● **Exercise aim**
Start at the line below containing "d_bad + 3);" and stop at the line containing "const int nblocks = p.Co / BN;". Repeat every line of that stretch exactly, and nothing outside it.

━━━━━ Dataset extract

+                MGTA_HIP_CHECK(hipMemcpyAsync(&err, d_chain + 2 * tiles + 1, 8, hipMemcpyDeviceToHost, stream));
+                MGTA_HIP_CHECK(hipStreamSynchronize(stream));
+                if ((uint32_t)err == 0) break;
+            }
+            if ((uint32_t)err != 0) { set_error("internal: chained scan of the emitter's records timed out"); return MGTA_EINTERNAL; }
+            if (o.tot[0] > m || o.tot[1] > n_items / 255 + 1 || o.tot[2] > n_dollar) {
+                set_error("internal: the emitter wrote %llu records, %llu large counts and %llu tips into room for %llu, %llu and %llu", (unsigned long long)o.tot[0],
+                          (unsigned long long)o.tot[1], (unsigned long long)o.tot[2], (unsigned long long)m, (unsigned long long)(n_items / 255 + 1), (unsigned long long)n_dollar);
+                return MGTA_EINTERNAL;
+            }
+            return MGTA_OK;
+        };
+        Out out, ref;
+        if (modes.emit_chain <= 0) {
+            if (int rc = three_steps(true, out)) return rc;
+        } else {
+            if (modes.emit_chain >= 2)
+                if (int rc = three_steps(false, ref)) return rc;
+            if (int rc = chained(out)) return rc;
+        }
+        if (modes.emit_chain >= 2) {
+            uint32_t *d_bad = reinterpret_cast<uint32_t *>(pool_get<uint64_t>(ctx, S_SMALL, 4096) + 320);
+            uint32_t bad[4] = {0, 0, 0, 0};
+            MGTA_HIP_CHECK(hipMemsetAsync(d_bad, 0, 16, stream));
+            const bool same_totals = out.tot[0] == ref.tot[0] && out.tot[1] == ref.tot[1] && out.tot[2] == ref.tot[2];
+            auto grid_of = [&](uint64_t n) { return dim3((unsigned)std::min<uint64_t>((n + 255) / 256, (uint64_t)ctx->num_cus * 16)); };
+            if (same_totals) {
+                const uint64_t n_tw = out.tot[2] * words_per_tip, n_f = (uint64_t)p.nb() * 3;
+                if (out.tot[0]) hipLaunchKernelGGL((emit_equal_kernel<uint16_t>), grid_of(out.tot[0]), dim3(256), 0, stream, out.rec, ref.rec, out.tot[0], d_bad);
+                if (out.tot[1]) hipLaunchKernelGGL((emit_equal_kernel<uint16_t>), grid_of(out.tot[1]), dim3(256), 0, stream, out.large, ref.large, out.tot[1], d_bad + 1);
+                if (n_tw) hipLaunchKernelGGL((emit_equal_kernel<uint32_t>), grid_of(n_tw), dim3(256), 0, stream, out.tips, ref.tips, n_tw, d_bad + 2);
+                hipLaunchKernelGGL((emit_equal_kernel<int64_t>), grid_of(n_f), dim3(256), 0, stream, out.first, ref.first, n_f, d_bad + 3);
+            }
+            MGTA_HIP_CHECK(hipMemcpyAsync(bad, d_bad, 16, hipMemcpyDeviceToHost, stream));
+            MGTA_HIP_CHECK(hipStreamSynchronize(stream));
+            if (!same_totals || bad[0] || bad[1] || bad[2] || bad[3]) {
+                set_error("internal: one emit kernel gives %llu records, %llu large, %llu tips, the three steps %llu, %llu, %llu; %u records, %u large counts, "
+                          "%u tip words and %u bucket entries differ", (unsigned long long)out.tot[0], (unsigned long long)out.tot[1], (unsigned long long)out.tot[2],
+                          (unsigned long long)ref.tot[0], (unsigned long long)ref.tot[1], (unsigned long long)ref.tot[2], bad[0], bad[1], bad[2], bad[3]);
+                return MGTA_EINTERNAL;
+            }
+        }
+        p.rec = out.rec; p.large = out.large; p.tips = out.tips; p.first = out.first;
+        p.n_edges = out.tot[0]; p.n_large = out.tot[1]; p.n_tips = out.tot[2];
         S.ms_emit += t_ph.stop();
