template <int BM, int BN, bool X3>
__global__ void __launch_bounds__(TileCfg<BM, BN>::kThreads, TileCfg<BM, BN>::kMinBlocks)
    conv_tc_kernel(const __grid_constant__ CUtensorMap map_a, const __grid_constant__ CUtensorMap map_a2,
                   const __grid_constant__ CUtensorMap map_b, const __grid_constant__ CUtensorMap map_b2,
                   float* __restrict__ y, const TcParams p, const int mtiles, const int total_tiles) {
    using L = TileCfg<BM, BN>;
    constexpr int kStages = L::kStages;
    constexpr int kATileBytes = L::kATileBytes;
    extern __shared__ uint8_t smem_raw[];
    uint8_t* smem = reinterpret_cast<uint8_t*>((reinterpret_cast<uintptr_t>(smem_raw) + 1023) & ~static_cast<uintptr_t>(1023));
    uint64_t* full_bar = reinterpret_cast<uint64_t*>(smem + L::kBarrierOffset);
    uint64_t* empty_bar = full_bar + kStages;

    const int warp = threadIdx.x >> 5, lane = threadIdx.x & 31;
    const int nblocks = p.Co / BN;
    const int kchunks = p.Ci / kBlockK;
    const int rot_div = max(1, static_cast<int>(gridDim.x) / (nblocks * p.nphase));
    (void)mtiles;

    if (warp == kConsumerWarps && lane == 0) {
        asm volatile("prefetch.tensormap [%0];" ::"l"(&map_a) : "memory");
        asm volatile("prefetch.tensormap [%0];" ::"l"(&map_b) : "memory");
        if (X3) {
            asm volatile("prefetch.tensormap [%0];" ::"l"(&map_a2) : "memory");
            asm volatile("prefetch.tensormap [%0];" ::"l"(&map_b2) : "memory");
        }
        for (int s = 0; s < kStages; ++s) { mbar_init(&full_bar[s], 1); mbar_init(&empty_bar[s], 2); }
        asm volatile("fence.mbarrier_init.release.cluster;" ::: "memory");
        asm volatile("fence.proxy.async.shared::cta;" ::: "memory");
    }
    __syncthreads();

    if (warp >= kConsumerWarps) {
        if constexpr (L::kLarge) setmaxnreg_dec<kProducerRegs>();
        if (warp != kConsumerWarps) return;
        int stage = 0;
        uint32_t ph = 0;
        for (int tile = blockIdx.x; tile < total_tiles; tile += gridDim.x) {
            int mt, nblk, phase;
            const int ks = tile % p.ksplit;
            decode_tile(tile / p.ksplit, nblocks, p.nphase, rot_div, mt, nblk, phase);
            int m = mt;
            const int tx = m % p.tiles_x; m /= p.tiles_x;
            const int ty = m % p.tiles_y; m /= p.tiles_y;
            const int n0 = m * p.nt, y0 = ty * p.ht, x0 = tx * p.wt;
            const int iters = p.phase_ntaps[phase] * kchunks;
            const int it0 = iters * ks / p.ksplit, it1 = iters * (ks + 1) / p.ksplit;
            for (int it = it0; it < it1; ++it) {
                const int tap = it / kchunks, c0 = (it % kchunks) * kBlockK;
                uint8_t* a_dst = smem + stage * L::kStageBytes;
                uint8_t* b_dst = a_dst + kATileBytes;
                if (lane == 0) {
                    mbar_wait(&empty_bar[stage], ph ^ 1);
                    mbar_expect_tx(&full_bar[stage], L::kStageBytes);
                }
                __syncwarp();
                const int dy = p.tap_dy[phase][tap], dx = p.tap_dx[phase][tap];
                if (!p.s2) {
                    if (lane == 0) {
                        tma_load_4d(a_dst, &map_a, &full_bar[stage], c0, x0 + dx, y0 + dy, n0);
// ... 20 lines not shown
                }
                if (lane == 0) {
                    tma_load_3d(b_dst, &map_b, &full_bar[stage], c0, nblk * BN, p.tap_w[phase][tap]);
                    if (X3) tma_load_3d(b_dst + L::kBTileBytes / 2, &map_b2, &full_bar[stage], c0, nblk * BN, p.tap_w[phase][tap]);
                }
                if (++stage == kStages) { stage = 0; ph ^= 1; }
            }
        }
    } else {
        if constexpr (L::kLarge) setmaxnreg_inc<kConsumerRegs>();
        const int wg = warp >> 2;
        const int wq = warp & 3;
        constexpr int kRB = L::kRowBlocks;
        constexpr int kAcc = L::kAcc;
        float acc[kAcc];
        int w_in[2 * kRB], h_in[2 * kRB], n_in[2 * kRB];
#pragma unroll
        for (int rh = 0; rh < 2 * kRB; ++rh) {
            const int r = wg * (BM / 2) + (rh >> 1) * 64 + wq * 16 + (lane >> 2) + 8 * (rh & 1);
            w_in[rh] = r % p.wt; h_in[rh] = (r / p.wt) % p.ht; n_in[rh] = r / (p.wt * p.ht);
        }
        int stage = 0;
        uint32_t ph = 0;
        for (int tile = blockIdx.x; tile < total_tiles; tile += gridDim.x) {
            int mt, nblk, phase;
            const int ks = tile % p.ksplit;
            decode_tile(tile / p.ksplit, nblocks, p.nphase, rot_div, mt, nblk, phase);
            const int iters = p.phase_ntaps[phase] * kchunks;
            const int it0 = iters * ks / p.ksplit, it1 = iters * (ks + 1) / p.ksplit;
            int prev = -1;
            for (int it = it0; it < it1; ++it) {
                mbar_wait(&full_bar[stage], ph);
                const uint32_t a_addr = smem_u32(smem + stage * L::kStageBytes);
                wgmma_fence();
                fence_regs<kAcc>(acc);
                if (X3) {
                    const uint32_t a_wg = a_addr + wg * (BM / 2) * 64;
                    const uint64_t bh = make_kmajor_sw64_desc(a_addr + kATileBytes);
                    const uint64_t bl = make_kmajor_sw64_desc(a_addr + kATileBytes + L::kBTileBytes / 2);
#pragma unroll
                    for (int k = 0; k < kBlockK / 16; ++k) {
#pragma unroll
                        for (int rb = 0; rb < kRB; ++rb) {
                            const uint64_t ah = make_kmajor_sw64_desc(a_wg + rb * 64 * 64);
                            const uint64_t al = make_kmajor_sw64_desc(a_wg + rb * 64 * 64 + kATileBytes / 2);
                            float* d = acc + rb * (BN / 2);
                            wgmma_bf16<BN>(d, al + 2 * k, bh + 2 * k, (it != it0) || k != 0, Trans<0>());
                            wgmma_bf16<BN>(d, ah + 2 * k, bl + 2 * k, 1, Trans<0>());
                            wgmma_bf16<BN>(d, ah + 2 * k, bh + 2 * k, 1, Trans<0>());
                        }
                    }
                } else {
                    const uint64_t bdesc = make_kmajor_sw128_desc(a_addr + kATileBytes);
#pragma unroll
                    for (int k = 0; k < kBlockK / 8; ++k) {
#pragma unroll
                        for (int rb = 0; rb < kRB; ++rb) {
                            const uint64_t adesc = make_kmajor_sw128_desc(a_addr + (wg * (BM / 2) + rb * 64) * 128);
                            wgmma_tf32<BN>(acc + rb * (BN / 2), adesc + 2 * k, bdesc + 2 * k, (it != it0) || k != 0);
                        }
                    }
                }
                wgmma_commit();
                fence_regs<kAcc>(acc);
                wgmma_wait<1>();
                if (prev >= 0 && (threadIdx.x & 127) == 0) mbar_arrive(&empty_bar[prev]);
                prev = stage;
                if (++stage == kStages) { stage = 0; ph ^= 1; }
            }
            wgmma_wait<0>();
            fence_regs<kAcc>(acc);
            if (prev >= 0 && (threadIdx.x & 127) == 0) mbar_arrive(&empty_bar[prev]);
            int m = mt;
            const int tx = m % p.tiles_x; m /= p.tiles_x;
            const int ty = m % p.tiles_y; m /= p.tiles_y;
            float* base = p.ksplit > 1 ? p.part + ks * p.part_stride : y;
            const int c0 = nblk * BN + 2 * (lane & 3);
#pragma unroll
            for (int rh = 0; rh < 2 * kRB; ++rh) {
                const int h = rh & 1;
                const float* a = acc + (rh >> 1) * (BN / 2);
                const int n = m * p.nt + n_in[rh];
                const int Y = (ty * p.ht + h_in[rh]) * p.oys + p.phase_oy0[phase], X = (tx * p.wt + w_in[rh]) * p.oxs + p.phase_ox0[phase];
                if (n < p.B && Y < p.Ho && X < p.Wo) {
                    float* dst = base + ((static_cast<long long>(n) * p.Ho + Y) * p.Wo + X) * p.Co + c0;
#pragma unroll
                    for (int j = 0; j < BN / 8; ++j) {
                        float2 v = make_float2(a[4 * j + 2 * h], a[4 * j + 2 * h + 1]);
                        if (p.epi.act && p.ksplit == 1) {
                            v.x = apply_epilogue(p.epi, v.x, c0 + 8 * j);
                            v.y = apply_epilogue(p.epi, v.y, c0 + 8 * j + 1);
                        }
                        *reinterpret_cast<float2*>(dst + 8 * j) = v;
                    }
                }
            }
        }
    }
}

━━━━━━━━━━

● **Reply**
+                hipLaunchKernelGGL((emit_equal_kernel<int64_t>), grid_of(n_f), dim3(256), 0, stream, out.first, ref.first, n_f, d_bad + 3);
+            }
+            MGTA_HIP_CHECK(hipMemcpyAsync(bad, d_bad, 16, hipMemcpyDeviceToHost, stream));
+            MGTA_HIP_CHECK(hipStreamSynchronize(stream));
+            if (!same_totals || bad[0] || bad[1] || bad[2] || bad[3]) {
+                set_error("internal: one emit kernel gives %llu records, %llu large, %llu tips, the three steps %llu, %llu, %llu; %u records, %u large counts, "
+                          "%u tip words and %u bucket entries differ", (unsigned long long)out.tot[0], (unsigned long long)out.tot[1], (unsigned long long)out.tot[2],
+                          (unsigned long long)ref.tot[0], (unsigned long long)ref.tot[1], (unsigned long long)ref.tot[2], bad[0], bad[1], bad[2], bad[3]);
+                return MGTA_EINTERNAL;
+            }
+        }
+        p.rec = out.rec; p.large = out.large; p.tips = out.tips; p.first = out.first;
+        p.n_edges = out.tot[0]; p.n_large = out.tot[1]; p.n_tips = out.tot[2];
         S.ms_emit += t_ph.stop();
template <int BM, int BN, bool X3>
__global__ void __launch_bounds__(TileCfg<BM, BN>::kThreads, TileCfg<BM, BN>::kMinBlocks)
    conv_tc_kernel(const __grid_constant__ CUtensorMap map_a, const __grid_constant__ CUtensorMap map_a2,
                   const __grid_constant__ CUtensorMap map_b, const __grid_constant__ CUtensorMap map_b2,
                   float* __restrict__ y, const TcParams p, const int mtiles, const int total_tiles) {
    using L = TileCfg<BM, BN>;
    constexpr int kStages = L::kStages;
    constexpr int kATileBytes = L::kATileBytes;
    extern __shared__ uint8_t smem_raw[];
    uint8_t* smem = reinterpret_cast<uint8_t*>((reinterpret_cast<uintptr_t>(smem_raw) + 1023) & ~static_cast<uintptr_t>(1023));
    uint64_t* full_bar = reinterpret_cast<uint64_t*>(smem + L::kBarrierOffset);
    uint64_t* empty_bar = full_bar + kStages;

    const int warp = threadIdx.x >> 5, lane = threadIdx.x & 31;
    const int nblocks = p.Co / BN;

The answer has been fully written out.